Importantly, the first two (str() and summary()) show us what type each variable is. Update: it turns out the third test is actually the important one in this case, since the problem was a spurious extra level: the droplevel() function should take care of this problem ...

This made-up example seems to work fine, so there must be something you're not showing us about your data set ...

library(MASS)
qda(type~mono_score+dicot_score,data=mytest)

Here's a guess. If your score variables were actually factors rather than numeric, then qda would automatically attempt to create dummy variables from them which would then make the model matrix much wider (101 columns in this example) and provoke the error you're seeing ...

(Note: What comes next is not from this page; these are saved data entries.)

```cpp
int pk_probe(int32_t device, const double pose[3], const double mean[5], const double cov[25],
             const double blob[4], const double Qt[16], double* out) {
  if (!pose || !mean || !cov || !blob || !Qt || !out) return fail(PK_ERR_INVALID, "pk_probe: NULL argument");
  int ndev = pk_device_count();
  if (ndev <= 0) return fail(PK_ERR_HIP, "pk_probe: no HIP device visible (the HIP path has no CPU fallback)");
  if (device < 0 || device >= ndev) return fail(PK_ERR_INVALID, "pk_probe: device %d of %d", device, ndev);
  const int cls = classify_covariance(cov, 0);
  if (cls < 0) return cls;
  for (int i = 0; i < 16; ++i)
    if (!std::isfinite(Qt[i])) return fail(PK_ERR_INVALID, "pk_probe: Qt is not finite");
  bool dense = cls == 1;
  {
    double scale = 0;
    for (int i = 0; i < 4; ++i) scale = fmax(scale, fabs(Qt[i * 5]));
    for (int j = 1; j < 4; ++j)
      if (fabs(Qt[j]) > 1e-14 * scale || fabs(Qt[j * 4]) > 1e-14 * scale) dense = true;
    for (int i = 1; i < 4; ++i)
      for (int j = i + 1; j < 4; ++j)
        if (fabs(Qt[i * 4 + j] - Qt[j * 4 + i]) > 1e-9 * (scale > 0 ? scale : 1.0)) dense = true;
// ... 153 lines not shown
```

### parakeet_slam_amd/csrc/pk_k_step_pub.hip

```cpp
#include <type_traits>

#include "pk_device.hpp"
#include "pk_pub_math.hpp"
#include "pk_pub_layout.hpp"

namespace pk {

#ifndef PK_PUB_ABLATE
#define PK_PUB_ABLATE 0
#endif

typedef double Double2 __attribute__((ext_vector_type(2)));
typedef int Int2 __attribute__((ext_vector_type(2)));

__device__ __forceinline__ double pose_scalar(const double* a, int64_t p) {
  return ((const __attribute__((address_space(4))) double*)a)[p];
}
__device__ __forceinline__ int32_t regs_source_pub(const int32_t* src, int64_t p) {
  return ((const __attribute__((address_space(4))) int32_t*)src)[p];
}

struct PubArgs {
  SlotSource ss;
  unsigned char* map_dst;
  size_t count_off;
  int32_t* src;
  const double *x, *y, *h;
  double* logw;
  const double* exact;
  const unsigned short* order;
  const unsigned char* immutable;
  const uint4* cand;
  const uint4* erec;
  const unsigned* glist;
  const unsigned* skip;
  const float4* gate4;
  const uint4* far;
  unsigned char* pflag_out;
  unsigned* n_flagged;
  int64_t P, p_begin;
  int L, Lp, B;
  int ecap;
  int reset;
  unsigned long long* gmax_key;
  Noise<double> qt;
  const unsigned* stats;
  int tbytes;
  const uint4* prim;
  unsigned* unm;
  int unm_words;
};

constexpr int kPubUnmWords = 176;
template <int THREADS>
__device__ __forceinline__ void pub_note_unmatched(int tid, const unsigned char* anyc, const unsigned short* order, int B, unsigned Bp, unsigned* ubits) {
  for (unsigned w = (unsigned)tid; w < Bp / 4u; w += THREADS) {
    const unsigned v = reinterpret_cast<const unsigned*>(anyc)[w];
#pragma unroll
    for (int b = 0; b < 4; ++b)
      if ((int)(4 * w + b) < B && ((v >> (8 * b)) & 0xFFu) == 0u) {
        const unsigned o = order[4 * w + b];
        atomicOr(&ubits[o >> 5], 1u << (o & 31u));
      }
  }
}
template <int THREADS>
__device__ __forceinline__ void pub_store_unmatched(int tid, unsigned* ubits, unsigned* row, int words) {
  for (int w = tid; w < words; w += THREADS) {
    row[w] = ubits[w];
    ubits[w] = 0u;
  }
}

struct PubPrim {
  const uint4* tab;
  size_t Lpp;
  int lc;
  __device__ __forceinline__ double2 z01(int j) const { return reinterpret_cast<const double2*>(tab + Lpp)[lc + j]; }
  __device__ __forceinline__ double2 z23(int j) const { return reinterpret_cast<const double2*>(tab + 2 * Lpp)[lc + j]; }
  __device__ __forceinline__ double2 dir(int j) const { return reinterpret_cast<const double2*>(tab + 3 * Lpp)[lc + j]; }
  __device__ __forceinline__ unsigned t0(int j) const { return reinterpret_cast<const unsigned*>(tab + 4 * Lpp)[lc + j]; }
};

constexpr size_t kPubImmBytes = 2048;
__host__ __device__ inline size_t pub_bound_lds_bytes(bool small) { return (small ? 512 : 2048) * 8; }
__host__ __device__ inline size_t pub_fixed_lds_bytes(int B, bool small = false) {
  const size_t Bp = ((size_t)B + 15) & ~(size_t)15;
  return Bp * 48 + 16 + Bp * 4 + Bp * 2 + 2 * (Bp + 16) + kPubImmBytes + pub_bound_lds_bytes(small);
}
size_t step_pub_lds_bytes(int B, int ecap, bool small) { return pub_fixed_lds_bytes(B, small) + (size_t)ecap * 8; }
int step_pub_entry_capacity(int B) {
  const size_t fixed = pub_fixed_lds_bytes(B);
  if (fixed + 64 * 8 > kMaxDynLds) return 0;
  const size_t e = (kMaxDynLds - fixed) / 8;
  return (int)(e > 65534 ? 65534 : e);
}

int step_pub_entry_capacity_small(int B) {
  const size_t budget = 52 * 1024, fixed = pub_fixed_lds_bytes(B, true);
  if (fixed + 64 * 8 > budget) return 0;
  return (int)((budget - fixed) / 8);
}

template <int SL>
struct PubSlotsT {
  unsigned s[SL];
  unsigned st;
};
using PubSlots = PubSlotsT<kPubSlots>;
constexpr PubSlots kPubNoSlots = {{0xFFFFFFFFu, 0xFFFFFFFFu, 0xFFFFFFFFu, 0xFFFFFFFFu}, 0u};
template <int SL>
__device__ __forceinline__ void pub_rotate(PubSlotsT<SL>& q) {
  const unsigned w = q.s[0];
#pragma unroll
  for (int k = 0; k + 1 < SL; ++k) q.s[k] = q.s[k + 1];
  q.s[SL - 1] = w;
  if constexpr (SL == 8) {
    q.st = (q.st >> 4) | (q.st << 28);
  } else {
    const unsigned lowmask = (1u << (4 * SL)) - 1u, low = q.st & lowmask;
    q.st = (((low >> 4) | (low << (4 * SL - 4))) & lowmask) | (q.st & ~lowmask);
  }
}

__device__ __forceinline__ double pub_inf() { return __longlong_as_double(0x7FF0000000000000ll); }

struct PubGateIn {
  uint4 ref;
  uint4 cw[2], ew[2];
  double mx, my, mr, mg, mb;
  bool has;
  double fk, fi;
};
// ... 622 lines not shown
      const double2 z23 = *reinterpret_cast<const double2*>(rec + 2);
      BlobT<double> z{z01.x, z01.y, z23.x, z23.y};
      acc += ekf_update(lm, sx, sy, z, qt, imm, (EkfAux<double>*)nullptr, fresh ? &pse : (const double*)nullptr, prod);
      fresh = imm;
    }
  }
  return acc;
}

template <bool PRIM = false>
__device__ __forceinline__ double pub_apply_loop(const PubSlots& q, const double* ex, const unsigned short* order, const Noise<double>& qt,
                                            Landmark<double>& lm, bool imm, double sx, double sy, double pse,
                                            const char* ptab = nullptr, size_t pstride = 0, int pidx = 0, unsigned t0 = 0xFFFFu,
                                            double* prod = nullptr) {
  double acc = 0.0;
  unsigned tk = q.st & 0x4444u;
  bool fresh = true;
#pragma unroll 1
  for (int it = 0; it < kPubSlots; ++it) {
    if (__ballot(tk != 0u) == 0ull) break;
    unsigned w, bit;
    if (__ballot((tk & (tk - 1u)) != 0u) == 0ull) {
      w = (tk & 0x0004u) ? q.s[0] : (tk & 0x0040u) ? q.s[1] : (tk & 0x0400u) ? q.s[2] : q.s[3];
      bit = tk;
    } else {
      const unsigned sw[kPubSlots] = {q.s[0], q.s[1], q.s[2], q.s[3]};
      unsigned best = 0xFFFFFFFFu;
      w = 0u;
      bit = 0u;
#pragma unroll
      for (int s = 0; s < kPubSlots; ++s) {
        const bool on = ((tk >> (4 * s)) & 4u) != 0u;
        const unsigned o = order[on ? (sw[s] & 0xFFFFu) : 0u];
        const bool first = on && o < best;
        best = first ? o : best;
        w = first ? sw[s] : w;
        bit = first ? (4u << (4 * s)) : bit;
      }
    }
    const char* rb0 = reinterpret_cast<const char*>(ex);
    size_t rks = 16;
    bool onp = false;
    if constexpr (PRIM) {
      onp = __ballot(tk != 0u && (w & 0xFFFFu) != t0) == 0ull;
      rb0 = onp ? ptab : rb0;
      rks = onp ? pstride : rks;
    }
    if (tk != 0u) {
      const unsigned roff = (PRIM && onp) ? (unsigned)pidx * 16u : (w & 0xFFFFu) * 48u;
      const double2 z01 = *reinterpret_cast<const double2*>(rb0 + roff);
      const double2 z23 = *reinterpret_cast<const double2*>(rb0 + rks + roff);
      BlobT<double> z{z01.x, z01.y, z23.x, z23.y};
      acc += ekf_update(lm, sx, sy, z, qt, imm, (EkfAux<double>*)nullptr, fresh ? &pse : (const double*)nullptr, prod);
      fresh = imm;
    }
    tk &= ~bit;
  }
  return acc;
}

#ifdef PK_STAMPS
__device__ unsigned long long pk_pstamp_wave[8][12];
#define PK_PSTAMP(slot, a, b) pst[slot] += (b) - (a);
void debug_read_pub_wave_stamps(unsigned long long* out, bool reset) {
  (void)hipDeviceSynchronize();
  (void)hipMemcpyFromSymbol(out, HIP_SYMBOL(pk_pstamp_wave), sizeof(unsigned long long) * 96);
  if (reset) {
    unsigned long long z[96] = {0};
    (void)hipMemcpyToSymbol(HIP_SYMBOL(pk_pstamp_wave), z, sizeof(z));
  }
}
void debug_read_pub_stamps(unsigned long long* out, bool reset) {
  (void)hipDeviceSynchronize();
  (void)hipMemcpyFromSymbol(out, HIP_SYMBOL(pk_pstamp_acc), sizeof(unsigned long long) * 16);
  if (reset) {
    unsigned long long z[16] = {0};
    (void)hipMemcpyToSymbol(HIP_SYMBOL(pk_pstamp_acc), z, sizeof(z));
  }
}
#else
#define PK_PSTAMP(slot, a, b)
#endif

typedef const __attribute__((address_space(4))) PubArgs* PubArgsPtr;
__device__ __forceinline__ PubArgsPtr pub_args_now(PubArgsPtr rp) {
  asm volatile("" : "+s"(rp));
  return rp;
}
__device__ __forceinline__ SlotSource pub_slot_source(PubArgsPtr R) {
  return SlotSource{R->ss.map, R->ss.slot_bytes, R->ss.alt, R->ss.alt_stride, R->ss.alt_off};
}
__device__ __forceinline__ Noise<double> pub_noise(PubArgsPtr R) {
  return Noise<double>{R->qt.q00, R->qt.rr, R->qt.rg, R->qt.rb, R->qt.gg, R->qt.gb, R->qt.bb, R->qt.diag};
}
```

bad <- transform(mytest,mono_score=factor(mono_score))
qda(type~mono_score+dicot_score,data=bad)
## Error in qda.default(x, grouping, ...) : 
##    some group is too small for 'qda'
0
cmoreno On

Your grouping variable has 3 levels including 'other' with non cases. Since the number of response variables (2 variables, i.e. mono_score, dicot_score) is larger than the number of cases in any given group level (100, 100 and 0, for dicot, monocot and other, respectively), the analysis cannot be performed. One way to get rid of unnecesary group levels is by redifining the grouping variable as factor after setting it to character:

test.data$type <- as.factor(as.character(test.data$type))

Another alternative is by defining the levels of the grouping variable:

test.data$type <- factor(test.data$type, levels = c("dicot", "monocot"))

If your dataset was so unbalanced and had, for example, 2 cases of 'other', it would probably make sense to exclude them from the analysis.

This message could still appear if the number of response variables is larger than the number of cases in any given group level. Since you have 100 cases for both group levels (i.e. dicot, monocot) and only two response variables (i.e. mono_score, dicot_score) this should not be a problem anymore.

0
Hielke Walinga On

I had this error as well, so I explained what went wrong on my side for anyone stumbling upon this in the future.

You might have factors on the variable you want to predict. All levels in this factor must have some amount of observations. If you don't have enough observations in a group, you will get this error.

For me, I removed a level completely, but there was still this level left in the factor.

To remove this you have to do this

df$var %<>% factor

NB. %<>% requires magrittr

However, even when I did this, it still failed. When I debugged this further it appears that if you subset from a dataframe that had factor applied you have to refactor again, somehow.